It’s not an easy task to pin Sasha Semyonov’s paintings to any existing trend in modern art owing to the amazing fluidity of his painterly style. Fantastic and grotesque images of his art emerge out of the infinite chaos being sieved through the artist’s creative universe. Aligned with the painter’s pictorial visions, these primordial elements adopt startlingly whimsical shapes. Yet the viewers relate to this bewitching and eccentric imagery through the patterns of dreams revealed by Sasha Semyonov in his splendid flow of colors and exceptional avant-garde technique. Moreover, these overwhelming fantasies looks strangely familiar because the language of dreams is both universal and personal, collective and individual. By delving into a puzzling world exempt of all established forms and appearances, we get a chance to grasp intuitively the sacred image of wholeness.
In Sasha Semyonov’s world, there is no subject object paradigm. Everything has its own spirit and for that very reason talks to us on terms of I AM. In this dreamland, the creative energy is manifested through mind-blowing colors and fascinating dimensions. Mosaic and patchy texture with its filigree patterns suggests that the matter itself is malleable and can be used like clay for sculpting the wild fantasies. That’s why these paintings can be perused over and over. They are not about intellectual puzzles but the boundless drift of imagination.
In his series of The Faces, there is no final image. Unlike the form and appearance, a face can never be complete. Finality is nothing but an illusion. Image is always being created from the ideas being projected in myriad ways and modes. That’s why each face has a number. The Face continues in endless reflections throughout the Cosmos and the way it manifests itself depends on perspective and aesthetics of its representation.
Similarly, in “The Morning Coffee”, the artist depicts the full potential of the moment a– it’s full presence at this very instant. In this pictorial dimension, there are no animate and inanimate nouns. Therefore, we see not the fragments trapped in grammar but the emotional waves, dreams and energies as the bold echoes of totality.
In his triptych, The Pilgrims, the concept of pilgrimage is unveiled as the inner epic of the soul. Thoughts, fears, doubts, etc. resurface from the solemn low-key drama depicted on the central part of the composition and seep through the dense matter of darkness. As the story unfolds, tonality of the painting also changes. It becomes warmer and lighter on the left and right sides of the triptych. The subject matter of this composition is the mind’s mystical journey to which the artist guides by using cryptic symbols and grotesque ornaments. As Marie-Louise von Franz stated “guiding hints or impulses come, not from the ego, but from the totality of the psyche: the Self.”
Sasha Semyonov was born in 1938 in Moscow. After graduation at the Moscow Print Academy in 1969, he participates in various exhibitions, including graphic design.
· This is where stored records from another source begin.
bool DeflateCall::begin() {
    for (int i = 0; i < n; i++) {
        out_len[i] = 0;
        if (status) status[i] = ZS_STREAM_ERROR;
    }
    for (int i = 0; i < n && writes; i++) any_writes = any_writes || writes[i] != nullptr;
    if (any_writes && n > 1)
        for (int i = 0; i < n; i++)
            if (ro || (writes[i] && writes[i]->flushing())) {
                c->err = "flush modes and incremental runs take one stream a call";
                return false;
            }
    no_rounds_this_call = c->no_rounds_once;
    c->no_rounds_once = false;
    c->fast_rounds = 0;
    c->plan_reused = 0;
    bool flush_any = false;
    for (int i = 0; i < n && any_writes; i++)
        if (const WriteSpec *wr = writes[i]) flush_any = flush_any || wr->flushing() || wr->flush.size() != wr->ends.size();
    plan_keep = !ro && !rounds && !force_lit && !no_rounds_this_call && force_seq == 0 && level != 0 && !flush_any && !env.no_plan_reuse;
    if (plan_keep) {
        plan_key_fill(pc.probe, n, in_len, out_cap, level, strategy, hash_variant, force_seq, ro != nullptr, rounds, force_lit != nullptr, no_rounds_this_call,
                      any_writes ? writes : nullptr, penv);
        plan_hit = pc.valid && pc.gen == c->plan_gen && !pc.in_flight && plan_key_equal(pc.key, pc.probe);
    }
    if (!plan_hit) pc.valid = false, pc.dual_saved = false, c->plan_gen++;
    writes = fold_rle_writes(folded, n, in_len, writes, any_writes, level, strategy, ro != nullptr, penv);
    pa.n = n, pa.in = in, pa.in_len = in_len, pa.out = out, pa.out_cap = out_cap, pa.level = level, pa.strategy = strategy;
    pa.writes = writes, pa.force_seq = force_seq, pa.ro = ro, pa.rounds = rounds, pa.force_lit = force_lit, pa.no_rounds = no_rounds_this_call;
// ... 365 lines not shown
    };
    tiles([&](dim3 tg, int s0) { hipLaunchKernelGGL(zs_rle_starts_kernel, tg, dim3(256), 0, stream, d_sd, rt, s0); });
    hipLaunchKernelGGL(zs_rle_scan_kernel, dim3((unsigned)n), dim3(1024), 0, stream, d_sd, rt);
    tiles([&](dim3 tg, int s0) {
        hipLaunchKernelGGL(zs_rle_pass_kernel<0>, tg, dim3(256), 0, stream, d_sd, rt, dev<uint32_t>(c->syms), dev<int32_t>(c->blk_end), dev<int32_t>(c->blk_top), s0);
    });
    hipLaunchKernelGGL(zs_rle_sums_kernel, dim3((unsigned)n), dim3(1024), 0, stream, d_sd, d_st, rt);
    tiles([&](dim3 tg, int s0) {
        hipLaunchKernelGGL(zs_rle_pass_kernel<1>, tg, dim3(256), 0, stream, d_sd, rt, dev<uint32_t>(c->syms), dev<int32_t>(c->blk_end), dev<int32_t>(c->blk_top), s0);
    });
    return true;
}

bool DeflateCall::tails_and_symbols() {
    const bool beside_k5 = need_maps && (!pl.w_segs.empty() || !pl.w_chunks.empty());
    if (!tail_late && !tail_serial && (n < 64 || penv.no_live_list) && !env.no_split_backend && pl.n_runs == 0 && !beside_k5) {
        int64_t longest = 0;
        for (int i = 0; i < n; i++) longest = std::max(longest, in_len[i]);
        split = longest >= kBlockSyms;
    }
    if (!tail_late && !tail_serial) {
        if (!fork_recorded || need_maps) ZS_HIP(c, hipEventRecord(c->ev_fork, stream));
        ZS_HIP(c, hipStreamWaitEvent(c->aux, c->ev_fork, 0));
        launch_tail(c->aux);
        if (split && prof) (void)hipEventRecord(c->ev_part1[0], c->aux);
        if (!split) ZS_HIP(c, hipEventRecord(c->ev_join, c->aux));
    }
    if (!pl.w_segs.empty() && need_maps)
        hipLaunchKernelGGL(zs_expand_kernel, dim3((unsigned)((pl.w_segs.size() + 63) / 64)), dim3(64), 0, stream, d_sd, d_st,
                           work(kWSegs), (int)pl.w_segs.size(), dev<uint2>(c->mm), dev<uint16_t>(c->link),
                           dev<uint32_t>(c->maps), dev<uint16_t>(c->seg_entry), dev<uint32_t>(c->seg_symbase),
// ... 78 lines not shown
                       dev<uint32_t>(c->run_syms), dev<FastRunOut>(c->run_outs), dev<uint32_t>(c->syms), dev<int32_t>(c->blk_end),
                       dev<int32_t>(c->blk_top));
    hipLaunchKernelGGL(zs_fast_blocks_kernel, dim3((unsigned)n), dim3(64), 0, stream, d_sd, d_st, dev<FastRunOut>(c->run_outs),
                       dev<int32_t>(c->blk_end), dev<int32_t>(c->blk_top), dev<BlockRec>(c->blocks), n);
    return true;
}

bool DeflateCall::blocks_and_bits() {
    const int trees_threads = pl.w_blocks.size() > 8192 ? 128 : 256;
    if (n >= 64 && !penv.no_live_list) {
        int32_t *const d_live = (int32_t *)((uint8_t *)c->sd.p + lay.sd_bytes);
        hipLaunchKernelGGL(zs_live_scan_kernel, dim3(1), dim3(1024), 0, stream, d_st, n, d_live);
        hipLaunchKernelGGL(zs_live_fill_kernel, dim3((unsigned)((pl.w_blocks.size() + 255) / 256)), dim3(256), 0, stream, d_live, n,
                           (uint32_t)pl.w_blocks.size(), dev<uint2>(c->work) + lay.work[kWBlocks]);
    }
    auto trees = [&](hipStream_t on, int part) {
        hipLaunchKernelGGL(zs_trees_kernel, dim3((unsigned)pl.w_blocks.size()), dim3(trees_threads), 0, on, d_sd, d_st, work(kWBlocks), dev<uint32_t>(c->syms),
                           dev<BlockRec>(c->blocks), dev<TreeWork>(c->trees), dev<BlockInfo>(c->info), dev<int32_t>(c->tile_bits), strategy, level, part);
    };
    auto offsets = [&](hipStream_t on, int part) {
        hipLaunchKernelGGL(zs_offsets_kernel, dim3((unsigned)n), dim3(256), 0, on, d_sd, d_st, dev<BlockRec>(c->blocks), dev<BlockInfo>(c->info),
                           dev<TreeWork>(c->trees), dev<uint32_t>(c->pieces), level, n, part);
    };
    trees(stream, split ? kPartBody : kPartAll);
    mark(11);
    ZS_HIP(c, hipStreamWaitEvent(stream, c->ev_pre, 0));
    offsets(stream, split ? kPartBody : kPartAll);
    mark(12);
    if (split) ZS_HIP(c, hipEventRecord(c->ev_part0, stream));
    int eb_tiles = kEbTiles;
    if (level != 0) {
        int64_t longest = 0;
        for (int i = 0; i < n; i++) longest = std::max(longest, in_len[i]);
        eb_tiles = (int)std::min<int64_t>(kEbTiles, (longest + 1) / kEbTile + 1);
    }
    if (env.eb_tiles()) eb_tiles = std::max(1, std::min(kEbTiles, atoi(env.eb_tiles())));
    auto emit_bits = [&](hipStream_t on, int part) {
        hipLaunchKernelGGL(zs_emit_bits_kernel, dim3((unsigned)pl.w_blocks.size(), (unsigned)(1 + eb_tiles)), dim3(256), 0, on, d_sd, d_st, work(kWBlocks),
                           dev<uint32_t>(c->syms), dev<BlockRec>(c->blocks), dev<TreeWork>(c->trees), dev<BlockInfo>(c->info), dev<int32_t>(c->tile_bits), part);
    };
    emit_bits(stream, split ? kPartBody : kPartAll);
    mark(13);
    if (split) {
        trees(c->aux, kPartRest);
        ZS_HIP(c, hipStreamWaitEvent(c->aux, c->ev_part0, 0));
        offsets(c->aux, kPartRest);
        emit_bits(c->aux, kPartRest);
        if (prof) (void)hipEventRecord(c->ev_part1[1], c->aux);
        ZS_HIP(c, hipEventRecord(c->ev_join, c->aux));
        ZS_HIP(c, hipStreamWaitEvent(stream, c->ev_join, 0));
    }
    ZS_HIP(c, hipGetLastError());
    hst = (StreamState *)c->pinned;
    ZS_HIP(c, hipMemcpyAsync(hst, d_st, sizeof(StreamState) * (size_t)n, hipMemcpyDeviceToHost, stream));
// ... 77 lines not shown
                c->resume_poisoned = true;
                return false;
            }
            c->lit_fallbacks++;
            return rerun(force_seq, false, &fl);
        }
    }
    if (!ro && !rounds) {
        bool gave_up = false;
        for (int i = 0; i < n; i++) gave_up = gave_up || hst[i].deferred == 1;
        if (gave_up) {
            ZS_HIP(c, hipStreamSynchronize(c->aux));
            c->round_runs++;
            if (!run_cut_rounds()) return false;
            return rerun(force_seq, true, force_lit);
        }
    }
    if (ro) ro->end_bits = hst[0].end_bits;
    bool all_ok = true;
    for (int i = 0; i < n; i++) {
        out_len[i] = hst[i].out_len;
        if (status) status[i] = hst[i].status;
        if (hst[i].status != 0 && all_ok) {
            c->err = hst[i].status == ZS_BUF_ERROR ? "buffer error"
                                                   : "stored block larger than the reference's pending buffer (the managed engine throws here)";
            all_ok = false;
        }
    }
    return all_ok;
}
// ... 221 lines not shown
const char *zs_ctx_last_error(const zs_ctx *c) { return c ? c->err.c_str() : "no context"; }

int64_t zs_deflate_bound(int64_t n) { return n + (n >> 3) + 1024; }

His paintings have been featured in various prestigious galleries worldwide. In 1989 and 1998, he was presented at the Exhibition of Russian Modern Art in San Diego and at the Art Gallery Krasnaya in Jacksonville.
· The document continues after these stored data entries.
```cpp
template <class CF, int ACT, bool HAS_BIAS, bool HAS_RES, bool PATCH>
__device__ __forceinline__ void gemm_tile_w2v(const GemmArgs& g, const int m0, const int n0, float* smem_f) {
    constexpr int TM = CF::TM, TN = CF::TN, BM = CF::BM;
    static_assert(TN % 2 == 0, "column tiles go in pairs");
    constexpr int A_T = BM * 64, BUF = 2 * A_T;
    constexpr int NA = BM / 32;
    char* smem = reinterpret_cast<char*>(smem_f);
    const int t = threadIdx.x;
    const int lane = t & 63, wave = __builtin_amdgcn_readfirstlane(t >> 6);
    const int wm = wave >> 1, wn = wave & 1;
    const int l31 = lane & 31, h = lane >> 5;
    const int c4 = t & 7, r0 = t >> 3;
    unsigned aoff[NA];
#pragma unroll
    for (int i = 0; i < NA; ++i) {
        int ar = m0 + r0 + 32 * i;
        ar = ar < g.M ? ar : g.M - 1;
        aoff[i] = (unsigned)(ar - m0) * (unsigned)g.lda * 4u + c4 * 16;
    }
    const int nsteps = g.K / 16, nk = g.K / BK;
    const char* wrow = static_cast<const char*>(g.Wq) + (size_t)((n0 >> 5) + wn * TN) * nsteps * 1024;
    const __amdgpu_buffer_rsrc_t ra_rsrc =
        __builtin_amdgcn_make_buffer_rsrc(const_cast<float*>(g.A + (size_t)m0 * g.lda), 0, 0x7fffffff, 0x00020000);
    const __amdgpu_buffer_rsrc_t rw_rsrc = __builtin_amdgcn_make_buffer_rsrc(const_cast<char*>(wrow), 0, 0x7fffffff, 0x00020000);
    const int voff = lane * 16;
    const int rd0 = (wm * TM * 32 + l31) * 64 + ((h ^ ((l31 >> 2) & 3)) << 4);
    const int rd1 = rd0 ^ 32;
    const int wr0 = r0 * 64 + (((c4 >> 1) ^ ((r0 >> 2) & 3)) << 4) + (c4 & 1) * 8;

    f32x16 acc[TM][TN];
#pragma unroll
    for (int i = 0; i < TM; ++i)
#pragma unroll
        for (int j = 0; j < TN; ++j)
#pragma unroll
            for (int r = 0; r < 16; ++r) acc[i][j][r] = 0.f;
    f32x4 ra[NA];
    u32x4 w[2][TN];
    bf16x8 a0[2][TM], a1[TM];
    unsigned sp[2][2];

    auto gload_a = [&](int kt) __attribute__((always_inline)) {
        kt = kt < nk ? kt : nk - 1;
#pragma unroll
        for (int i = 0; i < NA; ++i)
            ra[i] = __builtin_bit_cast(f32x4, __builtin_amdgcn_raw_buffer_load_b128(ra_rsrc, (int)aoff[i], kt * (BK * 4), 0));
    };
    auto wload = [&](auto SET, auto J, int gs) __attribute__((always_inline)) {
        constexpr int st = decltype(SET)::value, j = decltype(J)::value;
        gs = gs < nsteps ? gs : nsteps - 1;
        w[st][j] = __builtin_amdgcn_raw_buffer_load_b128(rw_rsrc, voff, (j * nsteps + gs) * 1024, 0);
    };
    auto rd_a = [&](const char* base, int off, int plane, int i) __attribute__((always_inline)) {
        return *reinterpret_cast<const bf16x8*>(base + off + plane * A_T + i * 2048);
    };
    auto split_pair = [&](float x0, float x1, unsigned (&o)[2]) __attribute__((always_inline)) {
        f32x2 x; x[0] = x0; x[1] = x1;
        const unsigned hb = __builtin_bit_cast(unsigned, __builtin_convertvector(x, bf16x2));
        o[0] = hb;
        f32x2 r; r[0] = x0 - __uint_as_float(hb << 16); r[1] = x1 - __uint_as_float(hb & 0xFFFF0000u);
        o[1] = __builtin_bit_cast(unsigned, __builtin_convertvector(r, bf16x2));
    };
    auto stage_piece = [&](auto P, char* wbase) __attribute__((always_inline)) {
        constexpr int p = decltype(P)::value, i = p >> 1, hf = p & 1;
        split_pair(ra[i][2 * hf], ra[i][2 * hf + 1], sp[hf]);
        if constexpr (hf == 1) {
#pragma unroll
            for (int k = 0; k < 2; ++k) {
                u32x2 v; v[0] = sp[0][k]; v[1] = sp[1][k];
                *reinterpret_cast<u32x2*>(wbase + wr0 + k * A_T + i * 2048) = v;
            }
        }
    };
    auto mf = [&](const bf16x8& a, const u32x4& b, f32x16& c) __attribute__((always_inline)) {
        c = __builtin_amdgcn_mfma_f32_32x32x16_bf16(a, __builtin_bit_cast(bf16x8, b), c, 0, 0, 0);
    };
    auto step = [&](auto SS, const char* rbase, int roff, char* wbase, int gs, int ktload) __attribute__((always_inline)) {
        constexpr int S = decltype(SS)::value;
        constexpr int NPIECE = NA * 2, GP = TN / 2, NG = 2 * GP, PPG = (NPIECE + 1 + NG - 1) / NG;
        auto after_group = [&](auto G) __attribute__((always_inline)) {
            constexpr int gi = decltype(G)::value;
            if constexpr (S == 0) {
                [&]<int... Q>(std::integer_sequence<int, Q...>) __attribute__((always_inline)) {
                    ([&] {
                        constexpr int p = gi * PPG + Q;
                        if constexpr (p < NPIECE) stage_piece(std::integral_constant<int, p>{}, wbase);
                        if constexpr (p == NPIECE) gload_a(ktload);
                    }(), ...);
                }(std::make_integer_sequence<int, PPG>{});
            }
            if constexpr (gi == 0) {
#pragma unroll
                for (int i = 0; i < TM; ++i) a0[S ^ 1][i] = rd_a(rbase, roff, 0, i);
            }
            __builtin_amdgcn_sched_barrier(0);
        };
        [&]<int... JP>(std::integer_sequence<int, JP...>) __attribute__((always_inline)) {
            ([&] {
                constexpr int j0 = 2 * JP;
#pragma unroll
                for (int jj = 0; jj < 2; ++jj)
#pragma unroll
                    for (int i = 0; i < TM; ++i) mf(a1[i], w[S][j0 + jj], acc[i][j0 + jj]);
                after_group(std::integral_constant<int, 2 * JP + 0>{});
#pragma unroll
                for (int jj = 0; jj < 2; ++jj)
#pragma unroll
                    for (int i = 0; i < TM; ++i) mf(a0[S][i], w[S][j0 + jj], acc[i][j0 + jj]);
                wload(std::integral_constant<int, S>{}, std::integral_constant<int, j0>{}, gs + 2);
                wload(std::integral_constant<int, S>{}, std::integral_constant<int, j0 + 1>{}, gs + 2);
                if constexpr (JP == GP - 1) {
#pragma unroll
                    for (int i = 0; i < TM; ++i) a1[i] = rd_a(rbase, roff, 1, i);
                }
                after_group(std::integral_constant<int, 2 * JP + 1>{});
            }(), ...);
        }(std::make_integer_sequence<int, GP>{});
    };

    gload_a(0);
    [&]<int... J>(std::integer_sequence<int, J...>) __attribute__((always_inline)) {
        ((wload(std::integral_constant<int, 0>{}, std::integral_constant<int, J>{}, 0),
          wload(std::integral_constant<int, 1>{}, std::integral_constant<int, J>{}, 1)), ...);
    }(std::make_integer_sequence<int, TN>{});
    [&]<int... P>(std::integer_sequence<int, P...>) __attribute__((always_inline)) {
        (stage_piece(std::integral_constant<int, P>{}, smem), ...);
    }(std::make_integer_sequence<int, NA * 2>{});
    gload_a(1);
    __syncthreads();
#pragma unroll
    for (int i = 0; i < TM; ++i) { a0[0][i] = rd_a(smem, rd0, 0, i); a1[i] = rd_a(smem, rd0, 1, i); }
    __builtin_amdgcn_s_setprio(1);
    __builtin_amdgcn_sched_barrier(0);
    for (int kt = 0; kt < nk; ++kt) {
        char* cur = smem + (kt & 1) * BUF;
        char* nxt = smem + ((kt + 1) & 1) * BUF;
        step(std::integral_constant<int, 0>{}, cur, rd1, nxt, 2 * kt, kt + 2);
        asm volatile("s_waitcnt lgkmcnt(0)" ::: "memory");
        __builtin_amdgcn_s_barrier();
        __builtin_amdgcn_sched_barrier(0);
        step(std::integral_constant<int, 1>{}, nxt, rd0, nxt, 2 * kt + 1, 0);
    }
    __builtin_amdgcn_s_setprio(0);
    gemm_epilogue<CF, ACT, HAS_BIAS, HAS_RES, PATCH>(g, acc, m0, n0, wm, wn, l31, h);
}

__global__ __launch_bounds__(256) void pack_w2_kernel(const __bf16* __restrict__ Wb, char* __restrict__ Wq, int N, int K) {
    const size_t gid = (size_t)blockIdx.x * 256 + threadIdx.x;
    const int kc = K / 8;
    if (gid >= (size_t)N * kc) return;
    const int n = (int)(gid / kc), c = (int)(gid % kc);
    const u32x4 v = *reinterpret_cast<const u32x4*>(Wb + (size_t)n * K + c * 8);
    const int ks = c >> 1, hh = c & 1;
    *reinterpret_cast<u32x4*>(Wq + (((size_t)(n >> 5) * (K / 16) + ks) * 64 + hh * 32 + (n & 31)) * 16) = v;
}

int pack_weights_w2(const __bf16* Wb, void* Wq, int N, int K, hipStream_t s) {
    TSTAR_REQUIRE(N % 32 == 0 && K % 16 == 0, "pack_weights_w2: N must be a multiple of 32, K of 16");
    const size_t n = (size_t)N * (K / 8);
    hipLaunchKernelGGL(pack_w2_kernel, dim3((unsigned)((n + 255) / 256)), dim3(256), 0, s, Wb, static_cast<char*>(Wq), N, K);
    TSTAR_HIP_CHECK(hipGetLastError());
    return TSTAR_OK;
}

int build_weight_planes(const float* d_W, int N, int K, int wmode, bool want_w2_packed, hipStream_t s, WeightPlanes* out) {
    *out = WeightPlanes();
    TSTAR_REQUIRE(wmode == GEMM_W_F32 || wmode == GEMM_W_BF16_EXACT || wmode == GEMM_W_BF16_2T || wmode == GEMM_W_F32X3, "build_weight_planes: unknown weight mode");
    WeightPlanes p;
    p.wmode = wmode; p.N = N; p.K = K;
    const size_t n = (size_t)N * K;
    if (wmode == GEMM_W_F32X3) {
        TSTAR_HIP_CHECK(hipMalloc(&p.Wp, n * 6));
        RC(pack_weights_x3(d_W, p.Wp, N, K, s));
    } else if (wmode != GEMM_W_F32) {
        TSTAR_HIP_CHECK(hipMalloc(&p.Wb, n * sizeof(__bf16)));
        RC(convert_f32_to_bf16(d_W, p.Wb, nullptr, n, s));
        if (wmode == GEMM_W_BF16_2T && want_w2_packed && w2_plane_shape_ok(N, K)) {
            TSTAR_HIP_CHECK(hipMalloc(&p.Wq, n * sizeof(__bf16)));
            RC(pack_weights_w2(p.Wb, p.Wq, N, K, s));
        }
    }
    *out = std::move(p);
    return TSTAR_OK;
}

template <class CF, int ACT, bool HAS_BIAS, bool HAS_RES, bool PATCH>
__device__ __forceinline__ void gemm_tile(const GemmArgs& g, const int m0, const int n0, float* smem) {
    constexpr int TM = CF::TM, TN = CF::TN, BM = CF::BM, BN = CF::BN;
    float* As = smem;
    float* Bs = smem + 2 * BM * LDS_LD;

    const int t = threadIdx.x;
    const int lane = t & 63, wave = t >> 6;
    const int wm = wave >> 1, wn = wave & 1;
    const int l31 = lane & 31, h = lane >> 5;

    constexpr int NA = BM / 32, NB = BN / 32;
    const int c4 = t & 7, r0 = t >> 3;
    const float* ap[NA];
    const float* bp[NB];
#pragma unroll
    for (int i = 0; i < NA; ++i) {
        int ar = m0 + r0 + 32 * i;
        ar = ar < g.M ? ar : g.M - 1;
        ap[i] = g.A + (size_t)ar * g.lda + c4 * 4;
    }
#pragma unroll
    for (int i = 0; i < NB; ++i) bp[i] = g.W + (size_t)(n0 + r0 + 32 * i) * g.K + c4 * 4;

    f32x16 acc[TM][TN];
#pragma unroll
    for (int i = 0; i < TM; ++i)
#pragma unroll
        for (int j = 0; j < TN; ++j)
#pragma unroll
            for (int r = 0; r < 16; ++r) acc[i][j][r] = 0.f;

    f32x4 ra[NA], rb[NB];
#pragma unroll
    for (int i = 0; i < NA; ++i) ra[i] = *reinterpret_cast<const f32x4*>(ap[i]);
#pragma unroll
    for (int i = 0; i < NB; ++i) rb[i] = *reinterpret_cast<const f32x4*>(bp[i]);
#pragma unroll
    for (int i = 0; i < NA; ++i) *reinterpret_cast<f32x4*>(&As[(r0 + 32 * i) * LDS_LD + c4 * 4]) = ra[i];
#pragma unroll
    for (int i = 0; i < NB; ++i) *reinterpret_cast<f32x4*>(&Bs[(r0 + 32 * i) * LDS_LD + c4 * 4]) = rb[i];
    __syncthreads();

    const int nk = g.K / BK;
    int cur = 0;
    for (int kt = 0; kt < nk; ++kt) {
        const bool more = kt + 1 < nk;
        if (more) {
#pragma unroll
            for (int i = 0; i < NA; ++i) ra[i] = *reinterpret_cast<const f32x4*>(ap[i] + (kt + 1) * BK);
#pragma unroll
            for (int i = 0; i < NB; ++i) rb[i] = *reinterpret_cast<const f32x4*>(bp[i] + (kt + 1) * BK);
        }
        const float* Ac = As + cur * BM * LDS_LD + (wm * TM * 32 + l31) * LDS_LD + h * 4;
        const float* Bc = Bs + cur * BN * LDS_LD + (wn * TN * 32 + l31) * LDS_LD + h * 4;
        __builtin_amdgcn_s_setprio(1);
#pragma unroll
        for (int kk = 0; kk < BK / 8; ++kk) {
            f32x4 fa[TM], fb[TN];
#pragma unroll
            for (int i = 0; i < TM; ++i) fa[i] = *reinterpret_cast<const f32x4*>(Ac + i * 32 * LDS_LD + kk * 8);
#pragma unroll
            for (int j = 0; j < TN; ++j) fb[j] = *reinterpret_cast<const f32x4*>(Bc + j * 32 * LDS_LD + kk * 8);
#pragma unroll
            for (int s = 0; s < 4; ++s)
#pragma unroll
                for (int i = 0; i < TM; ++i)
#pragma unroll
                    for (int j = 0; j < TN; ++j)
                        acc[i][j] = __builtin_amdgcn_mfma_f32_32x32x2f32(fa[i][s], fb[j][s], acc[i][j], 0, 0, 0);
        }
        __builtin_amdgcn_s_setprio(0);
        if (more) {
            float* Aw = As + (cur ^ 1) * BM * LDS_LD;
            float* Bw = Bs + (cur ^ 1) * BN * LDS_LD;
#pragma unroll
            for (int i = 0; i < NA; ++i) *reinterpret_cast<f32x4*>(&Aw[(r0 + 32 * i) * LDS_LD + c4 * 4]) = ra[i];
#pragma unroll
            for (int i = 0; i < NB; ++i) *reinterpret_cast<f32x4*>(&Bw[(r0 + 32 * i) * LDS_LD + c4 * 4]) = rb[i];
        }
        __syncthreads();
        cur ^= 1;
    }

    gemm_epilogue<CF, ACT, HAS_BIAS, HAS_RES, PATCH>(g, acc, m0, n0, wm, wn, l31, h);
}
// ... 216 lines not shown
```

As an art critic Marina Gidulianis noted, Sasha Semyonov’s works evoke kaleidoscopes that used to enchant us when we were children by their puzzling shapes and colorful combinations. To many, his art might be also reminiscent of mandalas, which Carl Jung called the archetypes of wholeness. No words can convey better the spirit of Sasha Semyonov’s paintings than what Jung said about a mandala. While painting mandalas, “the picture seems to develop out of itself and often in opposition to one’s conscious intentions.”
In a way, Sasha Semyonov’s art is infused with what Pavel Filonov called “Universal Flowering”: the painting continues as a life-form due to its inherent potential for growth.